I'm trying to do exercise 6.8 from the book "Advanced Calculus of Several Variables", by Edwards. There it is stated that: Let $\boldsymbol{a}_{i}=\left(a_{i1}, a_{i2}, \ldots, a_{in} \right), i=1,\ldots,k<n$, be $k$ linearly dependent vectors in $\mathbb{R}^{n}$. Then show that every $k \times k$ submatrix of the matrix: \begin{equation*} \begin{pmatrix} a_{11} &\cdots & a_{1n}\\ \vdots & & \vdots\\ a_{k1} & \cdots & a_{kn} \end{pmatrix} \end{equation*} has zero determinant.

Any hint on how this can be solved? (If you have access to the book, any hint that uses the material covered in the book up to that chapter is highly appreciated).


2 Answers 2


if $a_1,\cdots, a_k$ are dependent.

There exists a non-trival set of scalars $c_1,\cdots, c_k$ such $c_1a_1 + \cdots + c_ka_k = \mathbf 0$


$\begin{bmatrix} c_1&\cdots &c_k \end{bmatrix} \begin{bmatrix} a_{11} &\cdots &a_{1n}\\ \vdots&\ddots&\vdots\\a_{k1} & \cdots & a{kn}\end{bmatrix} = \begin {bmatrix}0&\cdots &0\end{bmatrix}$

Suppose we choose $k$, columns from matrix $A,$ call this submatrix $A_k$

It would still be the case that $c^TA_k = \mathbf 0$ And $A_k$ is a singular matrix.
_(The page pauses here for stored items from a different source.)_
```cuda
template <bool P1BOT, bool P2BOT>
FG_DEV void reset_env(const Tables &T, Env &e, bool stale_intro) {
    const bool was_done = (e.misc >> FGM_DONE_SHIFT) & 1u;
    uint32_t a1 = (e.misc >> FGM_ACTOR1_SHIFT) & 7u, a2 = (e.misc >> FGM_ACTOR2_SHIFT) & 7u;
    if (!stale_intro) { a1 = 0u; a2 = 0u; }
    float p1_dist = 0.0f;
    uint32_t p1_opp = 0u;
    bool p1_called = false;
    if (P1BOT) {
        p1_called = (e.misc >> FGM_P1CALLED_SHIFT) & 1u;
        p1_dist = was_done ? bot_dist_of_index((e.misc >> FGM_P1MEM_SHIFT) & 7u) : fabsf(e.pos2 - e.pos1);
        p1_opp = was_done ? (e.misc >> (FGM_P1MEM_SHIFT + 3)) & 31u : (e.pk2 >> FGP_ACT_SHIFT) & 31u;
    }
    uint32_t pk[2] = { e.pk1, e.pk2 };
    uint32_t npk[2];
#pragma unroll
    for (int s = 0; s < 2; s++) {
        uint32_t stun = (pk[s] >> FGP_STUN_SHIFT) & 31u;
        uint32_t keep = pk[s] & (M_INBACK | M_RPROX);
        if (was_done) {
            if (stun > 0u) stun--;
            if (!(pk[s] & M_VITAL)) keep = 0u;
        }
        uint32_t frame = 1u;
        if (stun > 0u) { stun--; frame = 0u; }
        npk[s] = STAND << FGP_ACT_SHIFT | frame << FGP_FRAME_SHIFT | stun << FGP_STUN_SHIFT | 3u << FGP_GUARD_SHIFT
               | M_VITAL | keep | FGP_CARRY_ALWAYS;
    }
    e.pk1 = npk[0]; e.pk2 = npk[1];
    e.pos1 = -2.0f; e.pos2 = 2.0f; e.vel1 = 0.0f; e.vel2 = 0.0f;
    e.hist1 = (T.dash_fsm[0][a1 & 3u] & 255u) | ((a1 >> 2) & 1u) << FGH_ARUN_SHIFT;
    e.hist2 = (T.dash_fsm[0][a2 & 3u] & 255u) | ((a2 >> 2) & 1u) << FGH_ARUN_SHIFT;
    e.frame = -1;
    e.bq2 = 0u;
    if (!P1BOT) e.bq1 = 0u;
    if (P1BOT) a1 = p1_called ? bot_next<0>(T, e, e.bq1, p1_dist, p1_opp) : 0u;
    if (P2BOT) a2 = bot_next<1>(T, e, e.bq2, 4.0f, STAND);
    e.misc = a1 << FGM_ACTOR1_SHIFT | a2 << FGM_ACTOR2_SHIFT
           | (P1BOT ? 1u << FGM_P1CALLED_SHIFT : 0u);
}

struct StepOutputs {
    float obs[8];
    uint32_t info_misc;
};
FG_DEV void make_outputs(const Env &e, StepOutputs &o) {
    uint32_t m1 = (e.pk1 >> FGP_ACT_SHIFT) & 31u, m2 = (e.pk2 >> FGP_ACT_SHIFT) & 31u;
    if (m1 >= DEAD) m1 = STAND;
    if (m2 >= DEAD) m2 = STAND;
    const uint32_t f1 = m1 <= BACKWARD ? 0u : e.pk1 & 63u;
    const uint32_t f2 = m2 <= BACKWARD ? 0u : e.pk2 & 63u;
    o.obs[0] = (float)((e.pk1 >> FGP_GUARD_SHIFT) & 3u); o.obs[1] = (float)((e.pk2 >> FGP_GUARD_SHIFT) & 3u);
    o.obs[2] = (float)m1; o.obs[3] = (float)m2;
    o.obs[4] = (float)f1; o.obs[5] = (float)f2; o.obs[6] = e.pos1; o.obs[7] = e.pos2;
    o.info_misc = ((e.misc >> FGM_REC1_SHIFT) & 7u) | ((e.misc >> FGM_REC2_SHIFT) & 7u) << 8
                | ((e.pk1 >> FGP_STUN_SHIFT) & 31u) << 16 | ((e.pk2 >> FGP_STUN_SHIFT) & 31u) << 24;
}

FG_DEV bool obs_is_skippable(const Env &e) {
    uint32_t m1 = (e.pk1 >> FGP_ACT_SHIFT) & 31u, m2 = (e.pk2 >> FGP_ACT_SHIFT) & 31u;
    if (m1 >= DEAD) m1 = STAND;
    if (m2 >= DEAD) m2 = STAND;
    const uint32_t f1 = m1 <= BACKWARD ? 0u : e.pk1 & 63u;
    const bool p2_hit_guard = m2 == DAMAGE || m2 == FT_IDX_GUARD_STAND || m2 == FT_IDX_GUARD_CROUCH || m2 == FT_IDX_GUARD_M || m2 == GUARD_BREAK;
    return (f1 != 0u && !p2_hit_guard) || m1 == DAMAGE;
}

template <bool P1BOT, bool P2BOT, bool DENSE, bool LUT_REQUEST>
FG_DEV void simulate_frame(const Tables &T, Env &e, uint32_t in1, uint32_t in2, double &reward, bool &terminal, StatAcc &acc) {
    float pre_dist = 0.0f;
    uint32_t pre_a1 = 0u, pre_a2 = 0u;
    if (P1BOT || P2BOT) {
        pre_dist = fabsf(e.pos2 - e.pos1);
        pre_a1 = (e.pk1 >> FGP_ACT_SHIFT) & 31u;
        pre_a2 = (e.pk2 >> FGP_ACT_SHIFT) & 31u;
    }

    e.frame++;
    if (e.frame < FG_MAX_RECORDING_INPUT_FRAME)
        e.misc = (e.misc & ~(63u << FGM_REC1_SHIFT)) | (in1 + in2 * 8u) << FGM_REC1_SHIFT;

    FrameOut f1, f2;
    update_fighter<0, LUT_REQUEST>(T, in1, e.pos1, e.vel1, e.pk1, e.hist1, f1);
    update_fighter<1, LUT_REQUEST>(T, in2, e.pos2, e.vel2, e.pk2, e.hist2, f2);

    const BoxCfg &b1 = boxcfg_of(T, f1.z), &b2 = boxcfg_of(T, f2.z);
    const float px1 = e.pos1 + u2f(b1.pcx), w1 = u2f(b1.pw);
    const float px2 = e.pos2 - u2f(b2.pcx), w2 = u2f(b2.pw);
    const float xmax1 = w1 + px1, xmax2 = w2 + px2;
    float s1 = 0.0f, s2 = 0.0f;
    if (xmax2 > px1 && px2 < xmax1) {
        if (e.pos1 < e.pos2) { const float d = xmax1 - px2; s1 = -0.5f * d; s2 = 0.5f * d; }
        else if (e.pos1 > e.pos2) { const float d = xmax2 - px1; s1 = 0.5f * d; s2 = -0.5f * d; }
    }
    float t1 = 0.0f, t2 = 0.0f;
    {
        const float c = px1 + s1, hw = 0.5f * w1, mn = c - hw, mx = c + hw;
        if (mn < -5.0f) t1 = -5.0f - mn; else if (mx > 5.0f) t1 = 5.0f - mx;
    }
    {
        const float c = px2 + s2, hw = 0.5f * w2, mn = c - hw, mx = c + hw;
        if (mn < -5.0f) t2 = -5.0f - mn; else if (mx > 5.0f) t2 = 5.0f - mx;
    }
    e.pos1 = (e.pos1 + s1) + t1;
    e.pos2 = (e.pos2 + s2) + t2;

    uint32_t res_a = 0u, res_b = 0u;
    if ((f1.z | f2.z) & (FT_Z_PROX | FT_Z_REAL)) {
        const AttackRow &ar1 = attack_of(T, f1.w), &ar2 = attack_of(T, f2.w);
        bool real_a, prox_a, real_b, prox_b;
        attack_overlaps<0>(ar1, b2, f1, f2, s1, t1, s2, t2, real_a, prox_a);
        attack_overlaps<1>(ar2, b1, f2, f1, s2, t2, s1, t1, real_b, prox_b);
        res_a = attack_apply<0>(ar1.result, e.pk1, e.pk2, f1, f2, real_a, prox_a, acc);
        res_b = attack_apply<1>(ar2.result, e.pk2, e.pk1, f2, f1, real_b, prox_b, acc);
    }

    if (f1.special_started && res_b == 0u) acc.s += f1.from_neutral ? 0x101u : 1u;

    terminal = ((e.pk1 & e.pk2) & M_VITAL) == 0u;

    if (DENSE) {
        const uint32_t code = (res_b >> 2) | (res_a >> 2) << 1;
        if (code | (terminal ? 1u : 0u)) {
            const uint32_t cum = T.cum_next[(e.misc >> FGM_CUM_SHIFT) & 15u][code];
// ... 25 lines not shown
```

### footsies_gym_b200/csrc/step_kernel.cuh

```cuda
#ifndef FOOTSIES_B200_STEP_KERNEL_CUH
#define FOOTSIES_B200_STEP_KERNEL_CUH
#include "device_once.h"
#include <cuda_runtime.h>
#include <stdint.h>
#include <stdio.h>
#include <string.h>
#include <new>
#include <vector>

#include "tables_host.h"

namespace fgk {

using namespace fg;

template <int THREADS_, int GROUP_, int STAGES_, int MIN_BLOCKS_>
struct StepShape {
    static constexpr int kThreads = THREADS_, kGroupThreads = GROUP_, kGroups = THREADS_ / GROUP_, kStages = STAGES_,
                         kMinBlocks = MIN_BLOCKS_;
    static_assert(THREADS_ % GROUP_ == 0 && GROUP_ % 32 == 0, "groups are whole warps");
};
#if defined(FG_THREADS)
#ifndef FG_GROUP
#define FG_GROUP FG_THREADS
#endif
#ifndef FG_STAGES
#define FG_STAGES 2
#endif
#ifndef FG_BLOCKS_PER_SM
#define FG_BLOCKS_PER_SM 4
#endif
using ShapeSmall = StepShape<FG_THREADS, FG_GROUP, FG_STAGES, FG_BLOCKS_PER_SM>;
using ShapeLargeSingle = ShapeSmall;
using ShapeLargeFused = ShapeSmall;
#else
using ShapeSmall = StepShape<256, 256, 2, 3>;
using ShapeLargeSingle = StepShape<768, 256, 3, 1>;
using ShapeLargeFused = StepShape<1024, 256, 3, 1>;
#endif
constexpr int kLargeShapeMinEnvs = 768 * 1024;
#ifndef FG_SKIP_RNG_STORE
#define FG_SKIP_RNG_STORE 1
#endif
#ifndef FG_PDL
#define FG_PDL 1
#endif
#ifndef FG_REVERSE
#define FG_REVERSE 1
#endif
constexpr int kThreads = 256;
constexpr uint32_t kFull = 0xffffffffu;

struct Params {
    uint4 *pl_f1, *pl_f2, *pl_env, *pl_rng;
    unsigned long long *stats;
    const uint8_t *act1, *act2;
    float4 *obs;
    float *reward;
    uint8_t *terminated;
    int32_t *info_frame;
    uint32_t *info_misc;
    const Tables *tables;
    const uint8_t *mask;
    const uint8_t *step_mask;
    long long seed_base, first_env_index;
    int n, frame_skip, autoreset, stale_intro;
    int skip_unactionable;
    int large_shape_min_envs;
    int reverse;
    int pdl;
    int pdl_min_envs;
};

__device__ __forceinline__ void write_outputs(const Params &p, int i, const Env &e, float reward, bool terminated) {
    StepOutputs o;
    make_outputs(e, o);
    p.obs[2 * (size_t)i] = make_float4(o.obs[0], o.obs[1], o.obs[2], o.obs[3]);
    p.obs[2 * (size_t)i + 1] = make_float4(o.obs[4], o.obs[5], o.obs[6], o.obs[7]);
    p.reward[i] = reward;
    p.terminated[i] = terminated ? 1 : 0;
    p.info_frame[i] = e.frame;
    p.info_misc[i] = o.info_misc;
}

__device__ __forceinline__ void load_tables(Tables *dst, const Tables *src) {
    const uint4 *s = reinterpret_cast<const uint4 *>(src);
    uint4 *d = reinterpret_cast<uint4 *>(dst);
    for (int k = threadIdx.x; k < (int)(sizeof(Tables) / 16); k += blockDim.x) d[k] = s[k];
}

template <bool WITH_RNG>
__device__ __forceinline__ void load_env(const Params &p, int i, Env &e) {
    const uint4 a = p.pl_f1[i], b = p.pl_f2[i], c = p.pl_env[i];
    e.pos1 = u2f(a.x); e.vel1 = u2f(a.y); e.pk1 = a.z; e.hist1 = a.w;
    e.pos2 = u2f(b.x); e.vel2 = u2f(b.y); e.pk2 = b.z; e.hist2 = b.w;
    e.frame = (int32_t)c.x; e.misc = c.y; e.bq2 = c.z; e.bq1 = c.w;
    if (WITH_RNG) { const uint4 r = p.pl_rng[i]; e.r0 = r.x; e.r1 = r.y; e.r2 = r.z; e.r3 = r.w; }
    e.drew = false;
}
template <bool WITH_RNG>
__device__ __forceinline__ void store_env(const Params &p, int i, const Env &e) {
    p.pl_f1[i] = make_uint4(f2u(e.pos1), f2u(e.vel1), e.pk1, e.hist1);
    p.pl_f2[i] = make_uint4(f2u(e.pos2), f2u(e.vel2), e.pk2, e.hist2);
    p.pl_env[i] = make_uint4((uint32_t)e.frame, e.misc, e.bq2, e.bq1);
    if (WITH_RNG && (!FG_SKIP_RNG_STORE || e.drew)) p.pl_rng[i] = make_uint4(e.r0, e.r1, e.r2, e.r3);
}

__device__ __forceinline__ void flush_stats(StatAcc &acc, unsigned long long *s_stats, int lane) {
    const uint32_t w[3] = { acc.a, acc.r, acc.s };
    const int map[3][4] = { { FG_STAT_EPISODES, FG_STAT_P1_WINS, FG_STAT_P2_WINS, FG_STAT_DOUBLE_KO },
                            { -1, FG_STAT_HITS, FG_STAT_BLOCKS, FG_STAT_GUARD_BREAKS },
                                            { FG_STAT_P1_SPECIALS, FG_STAT_P1_SPECIALS_NEUTRAL, FG_STAT_RESETS, FG_STAT_ENV_FRAMES } };
#pragma unroll
    for (int k = 0; k < 3; k++)
#pragma unroll
        for (int b = 0; b < 4; b++) {
            if (map[k][b] < 0) continue;
            const uint32_t tot = __reduce_add_sync(kFull, (w[k] >> (8 * b)) & 255u);
            if (lane == 0 && tot) atomicAdd(&s_stats[map[k][b]], (unsigned long long)tot);
        }
    const uint32_t lo = __reduce_add_sync(kFull, acc.ep_frames & 0xffffu), hi = __reduce_add_sync(kFull, acc.ep_frames >> 16);
    if (lane == 0 && (lo | hi)) atomicAdd(&s_stats[FG_STAT_EPISODE_FRAMES], ((unsigned long long)hi << 16) + lo);
    acc.a = 0u; acc.r = 0u; acc.s = 0u; acc.ep_frames = 0u;
}

__device__ __forceinline__ uint32_t smem_u32(const void *p) { return (uint32_t)__cvta_generic_to_shared(p); }
__device__ __forceinline__ void mbar_init(uint64_t *bar, uint32_t count) {
    asm volatile("mbarrier.init.shared::cta.b64 [%0], %1;" ::"r"(smem_u32(bar)), "r"(count));
}
__device__ __forceinline__ void mbar_expect_tx(uint64_t *bar, uint32_t bytes) {
    asm volatile("mbarrier.arrive.expect_tx.shared::cta.b64 _, [%0], %1;" ::"r"(smem_u32(bar)), "r"(bytes) : "memory");
}
__device__ __forceinline__ void mbar_arrive(uint64_t *bar) {
    asm volatile("mbarrier.arrive.shared::cta.b64 _, [%0];" ::"r"(smem_u32(bar)) : "memory");
}
__device__ __forceinline__ void mbar_wait(uint64_t *bar, uint32_t parity) {
    asm volatile(
        "{\n"
        ".reg .pred P1;\n"
        "LAB_WAIT:\n"
        "mbarrier.try_wait.parity.shared::cta.b64 P1, [%0], %1;\n"
        "@P1 bra DONE;\n"
        "bra LAB_WAIT;\n"
        "DONE:\n"
        "}" ::"r"(smem_u32(bar)), "r"(parity) : "memory");
}
__device__ __forceinline__ void tma_load_1d(void *dst, const void *src, uint32_t bytes, uint64_t *bar) {
    asm volatile("cp.async.bulk.shared::cluster.global.mbarrier::complete_tx::bytes [%0], [%1], %2, [%3];"
                 ::"r"(smem_u32(dst)), "l"(src), "r"(bytes), "r"(smem_u32(bar)) : "memory");
}

template <class SH, int PLANES>
struct __align__(128) StepSmem {
    Tables T;
    uint4 stage[SH::kGroups][SH::kStages][PLANES][SH::kGroupThreads];
    uint64_t full_bar[SH::kGroups][SH::kStages], empty_bar[SH::kGroups][SH::kStages];
    unsigned long long stats[FG_STAT_COUNT];
};

template <class SH, bool KFUSED, bool P1BOT, bool P2BOT, bool DENSE, bool MASKED>
__global__ void __launch_bounds__(SH::kThreads, SH::kMinBlocks) step_kernel(const Params p) {
    constexpr bool kRng = P1BOT || P2BOT;
    constexpr int kPlanes = kRng ? 4 : 3;
    constexpr int kGroupThreads = SH::kGroupThreads, kGroups = SH::kGroups, kStages = SH::kStages;
    extern __shared__ __align__(128) unsigned char smem_raw[];
    StepSmem<SH, kPlanes> &S = *reinterpret_cast<StepSmem<SH, kPlanes> *>(smem_raw);
    const Tables &T = S.T;
    const int lane = threadIdx.x & 31;
    const int g = threadIdx.x / kGroupThreads, lt = threadIdx.x % kGroupThreads;
    const int num_chunks = (p.n + kGroupThreads - 1) / kGroupThreads;
    const int full_chunks = p.n / kGroupThreads;
    const int first = blockIdx.x * kGroups + g, stride = gridDim.x * kGroups;
    const uint4 *const planes[4] = { p.pl_f1, p.pl_f2, p.pl_env, p.pl_rng };
    auto issue = [&](int chunk, int s) {
        mbar_expect_tx(&S.full_bar[g][s], (uint32_t)(kPlanes * kGroupThreads * sizeof(uint4)));
#pragma unroll
        for (int k = 0; k < kPlanes; k++)
            tma_load_1d(S.stage[g][s][k], planes[k] + (size_t)chunk * kGroupThreads, (uint32_t)(kGroupThreads * sizeof(uint4)),
                        &S.full_bar[g][s]);
    };
    auto chunk_of = [&](int c) { return (FG_REVERSE && p.reverse && c < full_chunks) ? full_chunks - 1 - c : c; };
    if (lt == 0) {
        for (int s = 0; s < kStages; s++) { mbar_init(&S.full_bar[g][s], 1u); mbar_init(&S.empty_bar[g][s], kGroupThreads / 32); }
        asm volatile("fence.mbarrier_init.release.cluster;" ::: "memory");
    }
    if (FG_PDL && p.pdl) {
        load_tables(&S.T, p.tables);
        if (threadIdx.x < FG_STAT_COUNT) S.stats[threadIdx.x] = 0ull;
        asm volatile("griddepcontrol.launch_dependents;" ::: "memory");
        asm volatile("griddepcontrol.wait;" ::: "memory");
    }
    if (lt == 0) {
        for (int j = 0; j < kStages - 1; j++) {
            const int cj = first + j * stride;
            if (cj < num_chunks && chunk_of(cj) < full_chunks) issue(chunk_of(cj), j);
        }
    }
    if (!(FG_PDL && p.pdl)) {
        load_tables(&S.T, p.tables);
        if (threadIdx.x < FG_STAT_COUNT) S.stats[threadIdx.x] = 0ull;
    }
    __syncthreads();
    StatAcc acc = { 0u, 0u, 0u, 0u };
    uint32_t frames_since_flush = 0u;
    uint32_t nin1 = 0u, nin2 = 0u;
    {
        const int i0 = (first < num_chunks ? chunk_of(first) : num_chunks) * kGroupThreads + lt;
        if (i0 < p.n) { if (!P1BOT) nin1 = p.act1[i0]; if (!P2BOT) nin2 = p.act2[i0]; }
    }
    int k = 0;
    for (int cl = first; cl < num_chunks; cl += stride, k++) {
        const int s = k % kStages;
        const int c = chunk_of(cl);
        const int i = c * kGroupThreads + lt;
        const bool staged = c < full_chunks;
        bool valid = staged || i < p.n;
        if (MASKED) valid = valid && p.step_mask[valid ? i : 0] != 0;
        if (lt == 0) {
            const int cn = cl + (kStages - 1) * stride;
            if (cn < num_chunks && chunk_of(cn) < full_chunks) {
                const int sn = (k + kStages - 1) % kStages;
                if (k >= 1) mbar_wait(&S.empty_bar[g][sn], ((k - 1) / kStages) & 1);
                issue(chunk_of(cn), sn);
            }
        }
        const uint32_t act1 = nin1, act2 = nin2;
        {
            const int cn1 = cl + stride;
            const int in = (cn1 < num_chunks ? chunk_of(cn1) : num_chunks) * kGroupThreads + lt;
            if (in < p.n) { if (!P1BOT) nin1 = p.act1[in]; if (!P2BOT) nin2 = p.act2[in]; }
        }
        Env e;
        bool run = false;
        uint32_t in1 = 0u, in2 = 0u;
        if (staged) {
            mbar_wait(&S.full_bar[g][s], (k / kStages) & 1);
            const uint4 a = S.stage[g][s][0][lt], b = S.stage[g][s][1][lt], cc = S.stage[g][s][2][lt];
            e.pos1 = u2f(a.x); e.vel1 = u2f(a.y); e.pk1 = a.z; e.hist1 = a.w;
            e.pos2 = u2f(b.x); e.vel2 = u2f(b.y); e.pk2 = b.z; e.hist2 = b.w;
            e.frame = (int32_t)cc.x; e.misc = cc.y; e.bq2 = cc.z; e.bq1 = cc.w;
            if (kRng) { const uint4 r = S.stage[g][s][kPlanes - 1][lt]; e.r0 = r.x; e.r1 = r.y; e.r2 = r.z; e.r3 = r.w; }
            e.drew = false;
            __syncwarp();
            if (lane == 0) mbar_arrive(&S.empty_bar[g][s]);
        } else if (valid) {
            load_env<kRng>(p, i, e);
        }
        if (valid) {
            if ((e.misc >> FGM_DONE_SHIFT) & 1u) {
                if (p.autoreset) {
                    reset_env<P1BOT, P2BOT>(T, e, p.stale_intro != 0);
                    store_env<kRng>(p, i, e);
                    write_outputs(p, i, e, 0.0f, false);
                    acc.s += 0x10000u;
                } else {
                    p.reward[i] = 0.0f;
                }
            } else {
                run = true;
                in1 = P1BOT ? (e.misc >> FGM_ACTOR1_SHIFT) & 7u : act1 & 7u;
                in2 = P2BOT ? (e.misc >> FGM_ACTOR2_SHIFT) & 7u : act2 & 7u;
            }
        }
        double reward = 0.0;
        bool terminal = false;
        const int K = KFUSED ? p.frame_skip : 1;
        for (int kk = 0; kk < K; kk++) {
            if (run && !terminal) {
                simulate_frame<P1BOT, P2BOT, DENSE, KFUSED>(T, e, in1, in2, reward, terminal, acc);
                acc.s += 1u << 24;
                if (KFUSED) {
                    if (P1BOT) in1 = (e.misc >> FGM_ACTOR1_SHIFT) & 7u;
                    if (P2BOT) in2 = (e.misc >> FGM_ACTOR2_SHIFT) & 7u;
                }
            }
        }
        if (KFUSED && p.skip_unactionable) {
            bool more = run && !terminal && obs_is_skippable(e);
            while (__any_sync(kFull, more)) {
                for (int kk = 0; kk < K; kk++) {
                    if (more && !terminal) {
                        simulate_frame<P1BOT, P2BOT, DENSE, KFUSED>(T, e, 0u, in2, reward, terminal, acc);
                        acc.s += 1u << 24;
                        if (P2BOT) in2 = (e.misc >> FGM_ACTOR2_SHIFT) & 7u;
                    }
                }
                more = more && !terminal && obs_is_skippable(e);
                frames_since_flush += (uint32_t)K;
                if (frames_since_flush >= kStatFlushFrames) { flush_stats(acc, S.stats, lane); frames_since_flush = 0u; }
            }
        }
        if (run) {
            store_env<kRng>(p, i, e);
            write_outputs(p, i, e, (float)reward, terminal);
        }
        frames_since_flush += (uint32_t)K;
        if (frames_since_flush >= kStatFlushFrames) { flush_stats(acc, S.stats, lane); frames_since_flush = 0u; }
    }
    flush_stats(acc, S.stats, lane);
    __syncthreads();
    if (threadIdx.x < FG_STAT_COUNT && S.stats[threadIdx.x]) atomicAdd(&p.stats[threadIdx.x], S.stats[threadIdx.x]);
}
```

If it is singular, its determinant is 0.

  • $\begingroup$ Your matrix multiplication needs to be fixed. If you insist on writing the $a_i$ as row vectors, then $\vec 0$ needs to be a row vector as well. $\endgroup$ Apr 21, 2020 at 20:35
  • $\begingroup$ @TedShifrin thanks. The original poster provided the matrix. So, rather than transposing the matrix, I transposed everything else. Somehow, that felt better. $\endgroup$
    – Doug M
    Apr 22, 2020 at 0:33
  • $\begingroup$ Yes, fair enough. $\endgroup$ Apr 22, 2020 at 0:45
  • $\begingroup$ Thank you! Very clear your explanation. :-) $\endgroup$
    – CA-Math
    Apr 23, 2020 at 5:09

A $k \times k$ submatrix is precisely what you get from deleting columns of your above matrix. You have a linear dependency between the rows of your $k \times n$ matrix by assumption and that say linear dependency of the rows gives a linear dependency of the rows of any $k \times k$ submatrix that you get by deleting the columns (just look at each column/coordinate individually).